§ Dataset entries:
diff --git a/voiceprintrecognition-paddlepaddle_b200/csrc/se_tail.cu b/voiceprintrecognition-paddlepaddle_b200/csrc/se_tail.cu
--- /dev/null
+++ b/voiceprintrecognition-paddlepaddle_b200/csrc/se_tail.cu
@@ -0,0 +1,450 @@
+#include <stdio.h>
+#include <stdlib.h>
+#include <string.h>
+
+#include "common.h"
+#include "gemm_epilogue.cuh"
+#include "ptx.cuh"
+
+namespace ppv {
+
+namespace {
+
+constexpr int ST_CLUSTER = 4;
+constexpr int ST_C = 512;
+constexpr int ST_S = 128;
+constexpr int ST_COLS = ST_C / ST_CLUSTER;
+constexpr int ST_HID = ST_S / ST_CLUSTER;
+constexpr int ST_MB = 5;
+constexpr int ST_ROWS = 64 * ST_MB;
+constexpr int ST_BK = 32;
+constexpr int ST_NK = ST_C / ST_BK;
+constexpr int ST_ABOX = ST_ROWS / 2;
+constexpr int ST_THREADS = 384;
+constexpr int ST_RING_BYTES = 172032;
+constexpr int ST_XBOX_BYTES = ST_ABOX * 64 * 2;
+constexpr int ST_X_BYTES = 8 * ST_XBOX_BYTES;
+static_assert(ST_X_BYTES <= ST_RING_BYTES, "the residual slab must fit in the ring");
+constexpr int ST_SCRATCH_FLOATS = 3 * ST_COLS + 4 * ST_COLS + ST_C + ST_S + ST_COLS;
+constexpr int ST_BAR_BYTES = 256;
+
+template <int NSPLIT>
+struct SeTailCfg {
+    static constexpr int NP = (NSPLIT == 3) ? 2 : 1;
+    static constexpr int A_PLANE = ST_ROWS * ST_BK * 2;
+    static constexpr int W_PLANE = ST_COLS * ST_BK * 2;
+    static constexpr int STAGE_BYTES = NP * (A_PLANE + W_PLANE);
+    static constexpr int STAGES = ST_RING_BYTES / STAGE_BYTES > 8 ? 8 : ST_RING_BYTES / STAGE_BYTES;
+    static constexpr int SMEM_BYTES = 1024 + ST_RING_BYTES + ST_SCRATCH_FLOATS * 4 + ST_BAR_BYTES;
+    static_assert(STAGES >= 2, "need at least a double buffer");
+    static_assert(SMEM_BYTES <= 232448, "shared memory");
+};
+
+template <int NSPLIT>
+__global__ void __launch_bounds__(ST_THREADS, 1) se_tail_kernel(const __grid_constant__ SeTailParams p) {
+    using Cfg = SeTailCfg<NSPLIT>;
+    constexpr int STAGES = Cfg::STAGES;
+    extern __shared__ uint8_t smem_raw[];
+    const uint32_t base = (smem_u32(smem_raw) + 1023u) & ~1023u;
+    float* const s_bias = reinterpret_cast<float*>(smem_raw + (base - smem_u32(smem_raw)) + ST_RING_BYTES);
+    float* const s_bnsc = s_bias + ST_COLS;
+    float* const s_bnsh = s_bnsc + ST_COLS;
+    float* const s_part = s_bnsh + ST_COLS;
+    float* const s_mall = s_part + 4 * ST_COLS;
+    float* const s_hall = s_mall + ST_C;
+    float* const s_scale = s_hall + ST_S;
+    const uint32_t bar_base = base + ST_RING_BYTES + ST_SCRATCH_FLOATS * 4;
+    auto full_bar = [&](int s) { return bar_base + 8u * s; };
+    auto empty_bar = [&](int s) { return bar_base + 8u * (8 + s); };
+    const uint32_t mean_bar = bar_base + 8u * 16;
+    const uint32_t hid_bar = bar_base + 8u * 17;
+    const uint32_t x_full = bar_base + 8u * 18;
+    const uint32_t x_empty = bar_base + 8u * 19;
+    const uint8_t* const ring = smem_raw + (base - smem_u32(smem_raw));
+
+    const int warp = threadIdx.x >> 5, lane = threadIdx.x & 31;
+    const uint32_t rank = cluster_ctarank();
+    const int n0 = int(rank) * ST_COLS;
+    if (threadIdx.x == 0) {
+        prefetch_tmap(&p.mapA[0]);
+        prefetch_tmap(&p.mapA[1]);
+        prefetch_tmap(&p.mapW);
+        prefetch_tmap(&p.mapX);
+    }
+    if (warp == 1 && lane == 0) {
+        for (int s = 0; s < STAGES; ++s) {
+            mbar_init(full_bar(s), 1);
+            mbar_init(empty_bar(s), 2);
+        }
+        mbar_init(mean_bar, ST_COLS * ST_CLUSTER);
+        mbar_init(hid_bar, ST_HID * ST_CLUSTER);
+        mbar_init(x_full, 1);
+        mbar_init(x_empty, 256);
+        fence_mbar_init();
+    }
+    if (threadIdx.x < ST_COLS) {
+        s_bias[threadIdx.x] = p.bias[n0 + threadIdx.x];
+        s_bnsc[threadIdx.x] = p.bn_scale[n0 + threadIdx.x];
+        s_bnsh[threadIdx.x] = p.bn_shift[n0 + threadIdx.x];
+    }
+    cluster_sync();
+    griddep_launch_dependents();
+    griddep_wait();
+
+    const int cid = int(cluster_id_x()), ncl = int(cluster_count_x());
+    const bool trace_cta = p.trace != nullptr && cid == 0 && rank == 0;
+    auto stamp = [&](bool on, int u, int e) {
+        if (on && u < 8) p.trace[8 * u + e] = clock64();
+    };
+    if (trace_cta && threadIdx.x == 0) p.trace[64] = clock64();
+
+    if (warp < 4) {
+        setmaxnreg_dec<40>();
+        if (warp == 0 && lane == 0) {
+            int stage = 0;
+            uint32_t phase = 0;
+            for (int b = cid, u = 0; b < p.B; b += ncl, ++u) {
+                const int row0 = b * p.Tp + p.P;
+#pragma unroll
+                for (int pl = 0; pl < 2; ++pl)
+#pragma unroll
+                    for (int i = 0; i < 4; ++i) tma_prefetch_l2_3d(&p.mapX, p.x_col0 + n0 + 64 * (i & 1), row0 + ST_ABOX * (i >> 1), pl);
+                for (int s = 0; s < ST_NK; ++s) {
+                    mbar_wait(empty_bar(stage), phase ^ 1u);
+                    stamp(trace_cta && s == 0, u, 7);
+                    const uint32_t sa = base + stage * Cfg::STAGE_BYTES;
+                    const uint32_t sw = sa + Cfg::NP * Cfg::A_PLANE;
+                    const uint32_t fb = full_bar(stage);
+                    mbar_arrive_expect_tx(fb, Cfg::STAGE_BYTES);
+                    const int kc = s * ST_BK;
+                    const CUtensorMap* ma = kc < p.h_cols ? &p.mapA[0] : &p.mapA[1];
+#pragma unroll
+                    for (int pl = 0; pl < Cfg::NP; ++pl) {
+                        tma_load_3d(sa + pl * Cfg::A_PLANE, ma, fb, kc, row0, pl);
+                        tma_load_3d(sa + pl * Cfg::A_PLANE + ST_ABOX * ST_BK * 2, ma, fb, kc, row0 + ST_ABOX, pl);
+                        tma_load_3d(sw + pl * Cfg::W_PLANE, &p.mapW, fb, kc, n0, pl);
+                    }
+                    if (++stage == STAGES) {
+                        stage = 0;
+                        phase ^= 1u;
+                    }
+                }
+                for (int i = 0, st2 = stage; i < STAGES; ++i, st2 = st2 + 1 == STAGES ? 0 : st2 + 1)
+                    mbar_wait(empty_bar(st2), (st2 >= stage ? phase : phase ^ 1u) ^ 1u);
+                mbar_arrive_expect_tx(x_full, ST_X_BYTES);
+#pragma unroll
+                for (int i = 0; i < 8; ++i)
+                    tma_load_3d(base + i * ST_XBOX_BYTES, &p.mapX, x_full, p.x_col0 + n0 + 64 * ((i >> 1) & 1), row0 + ST_ABOX * (i & 1), i >> 2);
+                mbar_wait(x_empty, uint32_t(u & 1));
+            }
+        }
+        return;
+    }
+
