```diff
diff --git a/ballista_amd/csrc/sop.h b/ballista_amd/csrc/sop.h
--- a/ballista_amd/csrc/sop.h
+++ b/ballista_amd/csrc/sop.h
@@ -58,7 +58,7 @@
 
 hipError_t launch_scan_agg_lean(const LaunchCfg& cfg, const SopProgram& S, SopProgram* dprog, int gmax, GroupRec* partials,
                                 uint32_t* partial_ng, int max_grid, ScanStatus* status, int* grid_out, const char** variant = nullptr,
-                                bool* fixed_keys = nullptr);
+                                bool* fixed_keys = nullptr, uint32_t* step_alias = nullptr);
 
 hipError_t launch_range_bitmap(const LaunchCfg& cfg, const SopProgram& S, SopProgram* dprog, uint64_t* bitmap, uint32_t* tile_counts);
 struct Utf8Literal { uint8_t bytes[64]; int32_t len; };
diff --git a/ballista_amd/plan.py b/ballista_amd/plan.py
--- a/ballista_amd/plan.py
+++ b/ballista_amd/plan.py
@@ -74,6 +74,9 @@
 
     def lean_key_form(self):
         return L.lib().bhip_ctx_lean_key_form(self._h).decode()
+
+    def lean_step_alias(self):
+        return L.lib().bhip_ctx_lean_step_alias(self._h).decode()
 
     def sort_limit_form(self):
         return L.lib().bhip_ctx_sort_limit_form(self._h).decode()
diff --git a/include/ballista_hip.h b/include/ballista_hip.h
--- a/include/ballista_hip.h
+++ b/include/ballista_hip.h
@@ -350,6 +350,7 @@
 const char* bhip_ctx_kernel_name(bhip_ctx* ctx);
 const char* bhip_ctx_kernel_variant(bhip_ctx* ctx);
 const char* bhip_ctx_lean_key_form(bhip_ctx* ctx);
+const char* bhip_ctx_lean_step_alias(bhip_ctx* ctx);
 const char* bhip_ctx_sort_limit_form(bhip_ctx* ctx);
 const char* bhip_ctx_join_key_form(bhip_ctx* ctx);
 const char* bhip_ctx_nested_loop_form(bhip_ctx* ctx);
```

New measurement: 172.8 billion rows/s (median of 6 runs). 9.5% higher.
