# viodotcom/ppca_rs

Hardware: AMD Instinct MI355X
Metric: EM iters/sec (and samples/sec/iter) at N=10M d=256 k=10, 30% masked (higher is better)
Workload: dtype f64

## Files before the change

ppca_rs_amd/csrc/ppca_em9.hip:

```cpp
#include <cstdlib>

#include "ppca_device.hpp"

namespace ppca {

constexpr int E9_QW = 7;
constexpr int E9_F = 50;
constexpr int E9_HEAD = 6;
constexpr int E9_POISON = 100000;
constexpr int E9_EMIN = -900, E9_EMAX = 1000;
constexpr int E9_FLUSH_GROUPS = 100;
constexpr int E9_X_AUX = 2;
constexpr int E9_Q_AUX = 0;
constexpr int E9_LAC = 4;
constexpr int E9_HEAVY_BUDGET = 8;
constexpr int E9_GS_PAD = 18;
constexpr int E9_P4A_AHEAD = 1;

#ifdef PPCA_PHASE_TIMING
#define E9_FINE(i) { __builtin_amdgcn_sched_barrier(0); long long tn = clock64(); tfine[i] += tn - tfl; tfl = tn; __builtin_amdgcn_sched_barrier(0); }
#else
#define E9_FINE(i)
#endif

__device__ unsigned long long e9_counters[4];

template <int K>
struct Cfg9 {
    using c = Cfg<K>;
    static constexpr int KP = c::KP, NTP = c::NTP, B = c::B, DP = c::DP, XS = c::XS, CS = c::CS;
    static constexpr int NC = KP + K + 1;
    static constexpr int NCT = (NC + 15) / 16;
    static constexpr int NCOL = 16 * NCT;
    static constexpr int NCGB = (K + 3) / 4;
    static constexpr int NCL = NCGB < 2 ? NCGB : 2;
    static constexpr int PADC = K == 10 ? 14 : E9_GS_PAD;
    static constexpr int GS = 16 * NTP + PADC;
    static constexpr int WS = GS;
    static constexpr int NCP = NC;
    static constexpr int PLANE_BYTES = E9_QW * 2 * NCP * 16;
    static constexpr int OFF_X = 0;
    static constexpr int OFF_G = OFF_X + B * XS;
    static constexpr int OFF_W = OFF_G;
    static constexpr int OFF_M = OFF_G + 2 * B * GS;
    static constexpr int OFF_MB = OFF_M + 2 * B * 4;
    static constexpr int OFF_S = OFF_MB + DP * 2;
    static constexpr int OFF_L = OFF_S + 2 * B;
    static constexpr int OFF_P0 = OFF_L + 6 * B;
    static constexpr int OFF_P1 = OFF_P0 + PLANE_BYTES / 8;
    static constexpr int OFF_E = OFF_P1 + PLANE_BYTES / 8;
    static constexpr int OFF_BAR = OFF_E + NCOL / 2 + 4;
    static constexpr int OFF_K = OFF_BAR + 4;
    static constexpr int OFF_EB = OFF_K + 4;
    static constexpr int OFF_XT = OFF_EB + NCOL;
    static constexpr int OFF_CL = OFF_XT + 2 * B * 4;
    static constexpr int LDS_DOUBLES = OFF_CL + 2 * 16 * NCL * 32;
    static constexpr int p1slot(int a) { return a < PADC - K ? 16 * NTP + K + a : KP + (a - (PADC - K)); }
    static_assert(K - (PADC - K) <= 16 * NTP - KP, "free slots of a row hold the second partial of b");
    static_assert(NCOL / 2 <= 64, "one back wave digitises NCOL / 2 (column, chunk) items");
    static_assert(LDS_DOUBLES * 8 <= 160 * 1024, "LDS budget");
};

__device__ __forceinline__ void role_barrier(unsigned *ctr, unsigned &target, int lane) {
    asm volatile("s_waitcnt lgkmcnt(0)" ::: "memory");
    target += 4;
    if (lane == 0) __hip_atomic_fetch_add(ctr, 1u, __ATOMIC_RELAXED, __HIP_MEMORY_SCOPE_WORKGROUP);
    for (;;) {
        const unsigned seen = __builtin_amdgcn_readfirstlane(__hip_atomic_load(ctr, __ATOMIC_RELAXED, __HIP_MEMORY_SCOPE_WORKGROUP));
        if ((int)(seen - target) >= 0) break;
        __builtin_amdgcn_s_sleep(1);
    }
    asm volatile("" ::: "memory");
}
__device__ __forceinline__ void wait_counter(const unsigned *ctr, unsigned need) {
    for (;;) {
        const unsigned seen = __builtin_amdgcn_readfirstlane(__hip_atomic_load(ctr, __ATOMIC_RELAXED, __HIP_MEMORY_SCOPE_WORKGROUP));
        if ((int)(seen - need) >= 0) break;
        __builtin_amdgcn_s_sleep(1);
    }
    asm volatile("" ::: "memory");
}
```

§ EXERCISE PROMPT: Transcribe each line of the data above, unaltered, from the one where "e] = clock64();" appears to the one where "cid, u = 0;" appears, inclusive of both.

§ REPLY:
+        if (on && u < 8) p.trace[8 * u + e] = clock64();
+    };
+    if (trace_cta && threadIdx.x == 0) p.trace[64] = clock64();
+
+    if (warp < 4) {
+        setmaxnreg_dec<40>();
+        if (warp == 0 && lane == 0) {
+            int stage = 0;
+            uint32_t phase = 0;
+            for (int b = cid, u = 0; b < p.B; b += ncl, ++u) {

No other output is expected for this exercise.